- Required action -
All records should be reproduced verbatim.

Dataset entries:

-            keys[i - entry_lo] = col * (uint32_t)L + len;
-            payload[i - entry_lo] = make_int2((int32_t)((len << kStepShift) | (uint32_t)r), en.y);
-        }
-    }
+__global__ void __launch_bounds__(kRadixThreads) transpose_keys_kernel(const int32_t *__restrict__ blk_ptr,
+                                                                       const int2 *__restrict__ entries,
+                                                                       int64_t n_rows, int32_t L, int32_t entry_lo,
+                                                                       int64_t n, int64_t span, int32_t nbins,
+                                                                       uint32_t *__restrict__ keys,
+                                                                       int2 *__restrict__ payload,
+                                                                       int32_t *__restrict__ hist) {
+    extern __shared__ __align__(16) int32_t sh_keys[];
+    int32_t *row_of = sh_keys;
+    uint32_t *sh_hist = reinterpret_cast<uint32_t *>(sh_keys + kRadixTile);
+    __shared__ int32_t warp_max[kRadixWarps];
+    __shared__ int32_t sh_row;
+    const int w = threadIdx.x >> 5, lane = threadIdx.x & 31;
+    for (int d = threadIdx.x; d < nbins; d += kRadixThreads) sh_hist[d] = 0u;
+    const int64_t p0 = (int64_t)blockIdx.x * span, p1 = min(n, p0 + span);
+    if (threadIdx.x == 0 && p0 < p1) {
+        int64_t lo = 0, hi = n_rows - 1;
+        while (lo < hi) {
+            const int64_t mid = (lo + hi + 1) >> 1;
+            if ((int64_t)__ldg(blk_ptr + mid * L) - entry_lo <= p0) lo = mid; else hi = mid - 1;
+        }
+        sh_row = (int32_t)lo;
+    }
+    __syncthreads();
+    const uint32_t mask = (uint32_t)nbins - 1u;
+    int32_t r_cur = p0 < p1 ? sh_row : 0;
+    for (int64_t t0 = p0; t0 < p1; t0 += kRadixTile) {
+        const int n_tile = (int)min((int64_t)kRadixTile, p1 - t0);
+        for (int j = threadIdx.x; j < kRadixTile; j += kRadixThreads) row_of[j] = j == 0 ? r_cur : -1;
+        __syncthreads();
+        for (int64_t r = (int64_t)r_cur + 1 + threadIdx.x;; r += kRadixThreads) {
+            const int64_t start = r < n_rows ? (int64_t)__ldg(blk_ptr + r * L) - entry_lo : n;
+            const bool inside = start < t0 + n_tile;
+            if (inside) atomicMax(&row_of[start - t0], (int32_t)r);
+            if (!__syncthreads_or(threadIdx.x == kRadixThreads - 1 && inside)) break;
+        }
+        __syncthreads();
+        int4 *mine = reinterpret_cast<int4 *>(row_of + threadIdx.x * kRadixItems);
+        int32_t v[kRadixItems];
+#pragma unroll
+        for (int q = 0; q < kRadixItems / 4; ++q) {
+            const int4 x = mine[q];
+            v[4 * q] = x.x, v[4 * q + 1] = x.y, v[4 * q + 2] = x.z, v[4 * q + 3] = x.w;
+        }
+#pragma unroll
+        for (int k = 1; k < kRadixItems; ++k) v[k] = max(v[k], v[k - 1]);
+        int32_t incl = v[kRadixItems - 1];
+#pragma unroll
+        for (int dd = 1; dd < 32; dd <<= 1) {
+            const int32_t o = __shfl_up_sync(0xffffffffu, incl, dd);
+            if (lane >= dd) incl = max(incl, o);
+        }
+        if (lane == 31) warp_max[w] = incl;
+        int32_t before = __shfl_up_sync(0xffffffffu, incl, 1);
+        if (lane == 0) before = -1;
+        __syncthreads();
+#pragma unroll
+        for (int ww = 0; ww < kRadixWarps; ++ww)
+            if (ww < w) before = max(before, warp_max[ww]);
+#pragma unroll
+        for (int q = 0; q < kRadixItems / 4; ++q)
+            mine[q] = make_int4(max(v[4 * q], before), max(v[4 * q + 1], before), max(v[4 * q + 2], before),
+                                max(v[4 * q + 3], before));
+        __syncthreads();
+        r_cur = row_of[n_tile - 1];
+        int2 en[kRadixItems];
+#pragma unroll
+        for (int k = 0; k < kRadixItems; ++k) {
+            const int j = threadIdx.x + k * kRadixThreads;
+            en[k] = j < n_tile ? __ldg(entries + entry_lo + t0 + j) : make_int2(0, 0);
+        }
+#pragma unroll
+        for (int k = 0; k < kRadixItems; ++k) {
+            const int j = threadIdx.x + k * kRadixThreads;
+            if (j < n_tile) {
+                const uint32_t col = (uint32_t)en[k].x & kColMask, len = (uint32_t)en[k].x >> kStepShift;
+                const uint32_t key = col * (uint32_t)L + len;
+                keys[t0 + j] = key;
+                payload[t0 + j] = make_int2((int32_t)((len << kStepShift) | (uint32_t)row_of[j]), en[k].y);
+                atomicAdd(&sh_hist[key & mask], 1u);
+            }
+        }
+        __syncthreads();
+    }
+    __syncthreads();
+    for (int d = threadIdx.x; d < nbins; d += kRadixThreads) hist[(int64_t)d * gridDim.x + blockIdx.x] = (int32_t)sh_hist[d];
 }
 
 __global__ void __launch_bounds__(kRadixThreads) radix_hist_kernel(const uint32_t *__restrict__ keys, int64_t n,
@@ -367,17 +437,20 @@
         GRF_CUDA_OK(cudaFuncSetAttribute(radix_scatter_kernel<true>, cudaFuncAttributeMaxDynamicSharedMemorySize, max_smem));
         GRF_CUDA_OK(cudaFuncSetAttribute(radix_scatter_kernel<false>, cudaFuncAttributeMaxDynamicSharedMemorySize, max_smem));
     }
-    transpose_keys_kernel<<<grid_rows(n_rows), 256, 0, st>>>(blk_ptr, (const int2 *)entries, n_rows, n_steps,
-                                                             (int32_t)entry_lo, keys[0], pay[0]);
+    transpose_keys_kernel<<<rp.grid, kRadixThreads, kRadixTile * sizeof(int32_t) + (1 << rp.bits[0]) * sizeof(uint32_t),
+                            st>>>(blk_ptr, (const int2 *)entries, n_rows, n_steps, (int32_t)entry_lo, nnz,
+                                  (int64_t)rp.tiles_per_cta * kRadixTile, 1 << rp.bits[0], keys[0], pay[0], hist);
     GRF_CUDA_OK(cudaGetLastError());
     int shift = 0;
     int cur = 0;
     for (int pass = 0; pass < rp.passes; ++pass) {
         const int nbins = 1 << rp.bits[pass];
         const bool last = pass + 1 == rp.passes;
-        radix_hist_kernel<<<rp.grid, kRadixThreads, nbins * sizeof(uint32_t), st>>>(keys[cur], nnz, shift, nbins,
-                                                                                     rp.tiles_per_cta, hist);
-        GRF_CUDA_OK(cudaGetLastError());
+        if (pass > 0) {
+            radix_hist_kernel<<<rp.grid, kRadixThreads, nbins * sizeof(uint32_t), st>>>(keys[cur], nnz, shift, nbins,
+                                                                                         rp.tiles_per_cta, hist);
+            GRF_CUDA_OK(cudaGetLastError());
+        }
         const int rc = grf_scan_counts(hist, (int64_t)nbins * rp.grid, 1, GRF_ORDER_ROW_MAJOR, offs, 0, scan_ws, stream);
         if (rc != GRF_OK) return rc;
         const size_t smem = (size_t)kRadixTile * (8 + 2 * 4 + 2) + (size_t)nbins * 2 * sizeof(uint32_t) +
diff --git a/profiles/prof_transpose.py b/profiles/prof_transpose.py
--- /dev/null
+++ b/profiles/prof_transpose.py
@@ -0,0 +1,74 @@
+import argparse
+import json
+import os
+import subprocess
+import sys
+
+ROOT = os.path.dirname(os.path.dirname(os.path.abspath(__file__)))
+sys.path[:0] = [ROOT, os.path.join(ROOT, "efficient-gaussian-process-on-graphs_b200")]
+import torch
+
+import bench
+from grf_b200 import engine
+
+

- Answer section -
-            keys[i - entry_lo] = col * (uint32_t)L + len;
-            payload[i - entry_lo] = make_int2((int32_t)((len << kStepShift) | (uint32_t)r), en.y);
-        }
-    }
+__global__ void __launch_bounds__(kRadixThreads) transpose_keys_kernel(const int32_t *__restrict__ blk_ptr,
+                                                                       const int2 *__restrict__ entries,
+                                                                       int64_t n_rows, int32_t L, int32_t entry_lo,
+                                                                       int64_t n, int64_t span, int32_t nbins,
+                                                                       uint32_t *__restrict__ keys,
+                                                                       int2 *__restrict__ payload,
+                                                                       int32_t *__restrict__ hist) {
+    extern __shared__ __align__(16) int32_t sh_keys[];
+    int32_t *row_of = sh_keys;
+    uint32_t *sh_hist = reinterpret_cast<uint32_t *>(sh_keys + kRadixTile);
+    __shared__ int32_t warp_max[kRadixWarps];
+    __shared__ int32_t sh_row;
+    const int w = threadIdx.x >> 5, lane = threadIdx.x & 31;
+    for (int d = threadIdx.x; d < nbins; d += kRadixThreads) sh_hist[d] = 0u;
+    const int64_t p0 = (int64_t)blockIdx.x * span, p1 = min(n, p0 + span);
+    if (threadIdx.x == 0 && p0 < p1) {
+        int64_t lo = 0, hi = n_rows - 1;
+        while (lo < hi) {
+            const int64_t mid = (lo + hi + 1) >> 1;
+            if ((int64_t)__ldg(blk_ptr + mid * L) - entry_lo <= p0) lo = mid; else hi = mid - 1;
+        }
+        sh_row = (int32_t)lo;
+    }
+    __syncthreads();
+    const uint32_t mask = (uint32_t)nbins - 1u;
+    int32_t r_cur = p0 < p1 ? sh_row : 0;
+    for (int64_t t0 = p0; t0 < p1; t0 += kRadixTile) {
+        const int n_tile = (int)min((int64_t)kRadixTile, p1 - t0);
+        for (int j = threadIdx.x; j < kRadixTile; j += kRadixThreads) row_of[j] = j == 0 ? r_cur : -1;
+        __syncthreads();
+        for (int64_t r = (int64_t)r_cur + 1 + threadIdx.x;; r += kRadixThreads) {
+            const int64_t start = r < n_rows ? (int64_t)__ldg(blk_ptr + r * L) - entry_lo : n;
+            const bool inside = start < t0 + n_tile;
+            if (inside) atomicMax(&row_of[start - t0], (int32_t)r);
+            if (!__syncthreads_or(threadIdx.x == kRadixThreads - 1 && inside)) break;
+        }
+        __syncthreads();
+        int4 *mine = reinterpret_cast<int4 *>(row_of + threadIdx.x * kRadixItems);
+        int32_t v[kRadixItems];
+#pragma unroll
+        for (int q = 0; q < kRadixItems / 4; ++q) {
+            const int4 x = mine[q];
+            v[4 * q] = x.x, v[4 * q + 1] = x.y, v[4 * q + 2] = x.z, v[4 * q + 3] = x.w;
+        }
+#pragma unroll
+        for (int k = 1; k < kRadixItems; ++k) v[k] = max(v[k], v[k - 1]);
+        int32_t incl = v[kRadixItems - 1];
+#pragma unroll
+        for (int dd = 1; dd < 32; dd <<= 1) {
+            const int32_t o = __shfl_up_sync(0xffffffffu, incl, dd);
+            if (lane >= dd) incl = max(incl, o);
+        }
+        if (lane == 31) warp_max[w] = incl;
+        int32_t before = __shfl_up_sync(0xffffffffu, incl, 1);
+        if (lane == 0) before = -1;
+        __syncthreads();
+#pragma unroll
+        for (int ww = 0; ww < kRadixWarps; ++ww)
+            if (ww < w) before = max(before, warp_max[ww]);
+#pragma unroll
+        for (int q = 0; q < kRadixItems / 4; ++q)
+            mine[q] = make_int4(max(v[4 * q], before), max(v[4 * q + 1], before), max(v[4 * q + 2], before),
+                                max(v[4 * q + 3], before));
+        __syncthreads();
+        r_cur = row_of[n_tile - 1];
+        int2 en[kRadixItems];
+#pragma unroll
+        for (int k = 0; k < kRadixItems; ++k) {
+            const int j = threadIdx.x + k * kRadixThreads;
+            en[k] = j < n_tile ? __ldg(entries + entry_lo + t0 + j) : make_int2(0, 0);
+        }
+#pragma unroll
+        for (int k = 0; k < kRadixItems; ++k) {
+            const int j = threadIdx.x + k * kRadixThreads;
+            if (j < n_tile) {
+                const uint32_t col = (uint32_t)en[k].x & kColMask, len = (uint32_t)en[k].x >> kStepShift;
+                const uint32_t key = col * (uint32_t)L + len;
+                keys[t0 + j] = key;
+                payload[t0 + j] = make_int2((int32_t)((len << kStepShift) | (uint32_t)row_of[j]), en[k].y);
+                atomicAdd(&sh_hist[key & mask], 1u);
+            }
+        }
+        __syncthreads();
+    }
+    __syncthreads();
+    for (int d = threadIdx.x; d < nbins; d += kRadixThreads) hist[(int64_t)d * gridDim.x + blockIdx.x] = (int32_t)sh_hist[d];
 }
 
 __global__ void __launch_bounds__(kRadixThreads) radix_hist_kernel(const uint32_t *__restrict__ keys, int64_t n,
@@ -367,17 +437,20 @@
         GRF_CUDA_OK(cudaFuncSetAttribute(radix_scatter_kernel<true>, cudaFuncAttributeMaxDynamicSharedMemorySize, max_smem));
         GRF_CUDA_OK(cudaFuncSetAttribute(radix_scatter_kernel<false>, cudaFuncAttributeMaxDynamicSharedMemorySize, max_smem));
     }
-    transpose_keys_kernel<<<grid_rows(n_rows), 256, 0, st>>>(blk_ptr, (const int2 *)entries, n_rows, n_steps,
-                                                             (int32_t)entry_lo, keys[0], pay[0]);
+    transpose_keys_kernel<<<rp.grid, kRadixThreads, kRadixTile * sizeof(int32_t) + (1 << rp.bits[0]) * sizeof(uint32_t),
+                            st>>>(blk_ptr, (const int2 *)entries, n_rows, n_steps, (int32_t)entry_lo, nnz,
+                                  (int64_t)rp.tiles_per_cta * kRadixTile, 1 << rp.bits[0], keys[0], pay[0], hist);
     GRF_CUDA_OK(cudaGetLastError());
     int shift = 0;
     int cur = 0;
     for (int pass = 0; pass < rp.passes; ++pass) {
         const int nbins = 1 << rp.bits[pass];
         const bool last = pass + 1 == rp.passes;
-        radix_hist_kernel<<<rp.grid, kRadixThreads, nbins * sizeof(uint32_t), st>>>(keys[cur], nnz, shift, nbins,
-                                                                                     rp.tiles_per_cta, hist);
-        GRF_CUDA_OK(cudaGetLastError());
+        if (pass > 0) {
+            radix_hist_kernel<<<rp.grid, kRadixThreads, nbins * sizeof(uint32_t), st>>>(keys[cur], nnz, shift, nbins,
+                                                                                         rp.tiles_per_cta, hist);
+            GRF_CUDA_OK(cudaGetLastError());
+        }
         const int rc = grf_scan_counts(hist, (int64_t)nbins * rp.grid, 1, GRF_ORDER_ROW_MAJOR, offs, 0, scan_ws, stream);
         if (rc != GRF_OK) return rc;
         const size_t smem = (size_t)kRadixTile * (8 + 2 * 4 + 2) + (size_t)nbins * 2 * sizeof(uint32_t) +
diff --git a/profiles/prof_transpose.py b/profiles/prof_transpose.py
--- /dev/null
+++ b/profiles/prof_transpose.py
@@ -0,0 +1,74 @@
+import argparse
+import json
+import os
+import subprocess
+import sys
+
+ROOT = os.path.dirname(os.path.dirname(os.path.abspath(__file__)))
+sys.path[:0] = [ROOT, os.path.join(ROOT, "efficient-gaussian-process-on-graphs_b200")]
+import torch
+
+import bench
+from grf_b200 import engine
+
+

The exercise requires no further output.